**** DATA ****
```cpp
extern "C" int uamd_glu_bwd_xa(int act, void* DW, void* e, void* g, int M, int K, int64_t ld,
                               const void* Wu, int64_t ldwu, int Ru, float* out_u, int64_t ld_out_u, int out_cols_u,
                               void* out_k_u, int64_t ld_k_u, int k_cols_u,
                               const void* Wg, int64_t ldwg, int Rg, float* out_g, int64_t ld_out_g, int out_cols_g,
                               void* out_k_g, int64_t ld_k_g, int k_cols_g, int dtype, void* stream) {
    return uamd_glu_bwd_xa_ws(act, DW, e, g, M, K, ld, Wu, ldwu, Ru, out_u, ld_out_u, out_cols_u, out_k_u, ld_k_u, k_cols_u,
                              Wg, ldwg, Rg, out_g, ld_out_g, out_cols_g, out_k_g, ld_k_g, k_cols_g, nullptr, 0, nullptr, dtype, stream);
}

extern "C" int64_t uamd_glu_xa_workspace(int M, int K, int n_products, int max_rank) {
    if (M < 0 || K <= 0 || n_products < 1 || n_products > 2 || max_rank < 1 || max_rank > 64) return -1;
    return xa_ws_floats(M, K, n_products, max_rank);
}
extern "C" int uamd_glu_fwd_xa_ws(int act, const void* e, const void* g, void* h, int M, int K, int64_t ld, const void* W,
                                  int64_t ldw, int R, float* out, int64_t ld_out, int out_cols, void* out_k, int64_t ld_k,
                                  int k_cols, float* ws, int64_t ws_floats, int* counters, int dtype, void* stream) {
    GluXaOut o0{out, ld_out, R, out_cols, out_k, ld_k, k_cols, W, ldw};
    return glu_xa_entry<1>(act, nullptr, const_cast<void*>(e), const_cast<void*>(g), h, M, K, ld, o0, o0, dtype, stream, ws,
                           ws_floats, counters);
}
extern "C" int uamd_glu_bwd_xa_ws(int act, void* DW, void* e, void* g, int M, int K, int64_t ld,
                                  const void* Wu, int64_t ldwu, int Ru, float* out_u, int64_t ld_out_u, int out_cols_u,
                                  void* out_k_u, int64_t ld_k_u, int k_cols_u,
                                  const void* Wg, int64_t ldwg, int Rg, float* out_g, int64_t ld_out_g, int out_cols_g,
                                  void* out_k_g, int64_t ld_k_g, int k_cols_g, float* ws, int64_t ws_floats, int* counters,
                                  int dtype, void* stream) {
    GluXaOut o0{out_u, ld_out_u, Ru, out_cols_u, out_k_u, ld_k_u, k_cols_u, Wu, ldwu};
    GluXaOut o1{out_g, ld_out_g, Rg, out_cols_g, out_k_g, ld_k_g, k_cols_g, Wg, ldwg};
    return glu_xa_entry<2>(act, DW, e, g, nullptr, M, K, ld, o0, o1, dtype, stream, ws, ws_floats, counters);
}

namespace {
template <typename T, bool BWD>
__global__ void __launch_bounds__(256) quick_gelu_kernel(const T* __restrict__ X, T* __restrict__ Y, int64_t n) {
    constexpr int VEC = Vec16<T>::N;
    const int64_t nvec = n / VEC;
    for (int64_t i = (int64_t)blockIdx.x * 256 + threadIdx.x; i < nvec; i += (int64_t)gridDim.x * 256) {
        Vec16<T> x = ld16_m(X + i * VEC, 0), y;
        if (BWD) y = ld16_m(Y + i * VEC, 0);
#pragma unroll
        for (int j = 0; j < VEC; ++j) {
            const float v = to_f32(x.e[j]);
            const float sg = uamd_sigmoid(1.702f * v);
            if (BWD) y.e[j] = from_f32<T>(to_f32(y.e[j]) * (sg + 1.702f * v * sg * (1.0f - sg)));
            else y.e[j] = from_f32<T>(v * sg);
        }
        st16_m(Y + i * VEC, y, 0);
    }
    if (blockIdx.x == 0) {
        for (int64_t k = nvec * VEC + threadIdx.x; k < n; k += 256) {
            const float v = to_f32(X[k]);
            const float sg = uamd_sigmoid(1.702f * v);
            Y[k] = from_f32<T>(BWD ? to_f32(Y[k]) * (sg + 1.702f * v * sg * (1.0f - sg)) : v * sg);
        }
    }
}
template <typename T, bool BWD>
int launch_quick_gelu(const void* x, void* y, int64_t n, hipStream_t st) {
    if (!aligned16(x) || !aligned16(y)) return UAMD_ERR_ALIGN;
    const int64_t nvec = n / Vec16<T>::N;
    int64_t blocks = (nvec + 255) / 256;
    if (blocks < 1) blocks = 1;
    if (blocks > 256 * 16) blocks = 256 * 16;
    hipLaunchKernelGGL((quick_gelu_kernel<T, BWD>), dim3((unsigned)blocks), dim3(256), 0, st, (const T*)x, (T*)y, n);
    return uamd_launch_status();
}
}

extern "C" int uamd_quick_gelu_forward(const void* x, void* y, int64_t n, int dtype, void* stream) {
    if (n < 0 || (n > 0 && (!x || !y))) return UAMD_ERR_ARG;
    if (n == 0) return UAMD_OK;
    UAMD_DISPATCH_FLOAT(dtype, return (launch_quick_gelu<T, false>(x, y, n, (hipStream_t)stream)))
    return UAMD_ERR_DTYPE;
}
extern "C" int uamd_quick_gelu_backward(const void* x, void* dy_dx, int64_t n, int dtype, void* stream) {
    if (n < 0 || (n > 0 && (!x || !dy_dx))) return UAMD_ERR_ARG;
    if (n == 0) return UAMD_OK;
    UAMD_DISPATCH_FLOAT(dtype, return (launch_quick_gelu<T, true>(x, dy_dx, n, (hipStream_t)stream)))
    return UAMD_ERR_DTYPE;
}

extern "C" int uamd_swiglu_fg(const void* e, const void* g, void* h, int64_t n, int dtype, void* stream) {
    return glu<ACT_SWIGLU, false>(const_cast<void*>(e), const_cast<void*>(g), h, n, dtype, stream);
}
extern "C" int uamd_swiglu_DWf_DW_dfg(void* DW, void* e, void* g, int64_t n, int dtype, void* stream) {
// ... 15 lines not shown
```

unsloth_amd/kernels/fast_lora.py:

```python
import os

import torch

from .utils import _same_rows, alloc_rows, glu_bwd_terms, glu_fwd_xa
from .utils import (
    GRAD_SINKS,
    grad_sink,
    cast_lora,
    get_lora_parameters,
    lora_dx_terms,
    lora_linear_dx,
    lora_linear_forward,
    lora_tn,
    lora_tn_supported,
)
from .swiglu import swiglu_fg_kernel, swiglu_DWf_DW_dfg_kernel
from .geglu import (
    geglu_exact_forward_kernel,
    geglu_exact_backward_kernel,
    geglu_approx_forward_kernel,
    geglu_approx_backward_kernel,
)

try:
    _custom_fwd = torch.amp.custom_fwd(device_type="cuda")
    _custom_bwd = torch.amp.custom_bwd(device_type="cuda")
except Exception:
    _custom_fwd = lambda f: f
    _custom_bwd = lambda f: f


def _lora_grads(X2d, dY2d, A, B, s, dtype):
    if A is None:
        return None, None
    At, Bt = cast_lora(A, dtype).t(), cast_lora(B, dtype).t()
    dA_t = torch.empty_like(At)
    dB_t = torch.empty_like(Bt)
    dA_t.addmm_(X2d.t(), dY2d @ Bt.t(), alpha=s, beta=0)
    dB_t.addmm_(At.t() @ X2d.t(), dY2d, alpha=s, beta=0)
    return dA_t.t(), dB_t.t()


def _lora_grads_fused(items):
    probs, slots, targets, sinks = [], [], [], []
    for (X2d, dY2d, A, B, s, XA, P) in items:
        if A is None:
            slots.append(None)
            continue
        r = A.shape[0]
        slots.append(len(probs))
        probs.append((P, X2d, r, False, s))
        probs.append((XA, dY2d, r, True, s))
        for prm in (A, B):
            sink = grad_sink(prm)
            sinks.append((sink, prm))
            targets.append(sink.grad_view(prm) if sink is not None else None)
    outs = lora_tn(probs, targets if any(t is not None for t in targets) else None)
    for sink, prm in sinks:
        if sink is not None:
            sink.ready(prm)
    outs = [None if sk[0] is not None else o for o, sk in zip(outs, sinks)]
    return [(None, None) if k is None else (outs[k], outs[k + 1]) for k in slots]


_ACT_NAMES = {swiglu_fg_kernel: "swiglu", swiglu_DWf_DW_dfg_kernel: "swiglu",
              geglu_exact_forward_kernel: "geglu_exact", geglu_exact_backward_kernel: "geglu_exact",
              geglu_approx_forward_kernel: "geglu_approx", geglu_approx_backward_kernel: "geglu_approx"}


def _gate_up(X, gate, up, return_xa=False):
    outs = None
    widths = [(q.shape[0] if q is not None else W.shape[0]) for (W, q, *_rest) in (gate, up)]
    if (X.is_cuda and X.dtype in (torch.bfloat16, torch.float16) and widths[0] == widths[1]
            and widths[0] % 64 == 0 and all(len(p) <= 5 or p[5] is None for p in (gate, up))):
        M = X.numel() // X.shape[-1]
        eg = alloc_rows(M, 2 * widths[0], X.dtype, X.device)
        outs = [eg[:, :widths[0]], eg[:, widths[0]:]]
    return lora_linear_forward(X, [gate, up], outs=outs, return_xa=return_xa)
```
****
## WORK REQUEST:
Set apart and copy each line of the records that holds the word "threadIdx".

## RESULT OF THIS TASK:
    for (int64_t i = (int64_t)blockIdx.x * 256 + threadIdx.x; i < nvec; i += (int64_t)gridDim.x * 256) {
        for (int64_t k = nvec * VEC + threadIdx.x; k < n; k += 256) {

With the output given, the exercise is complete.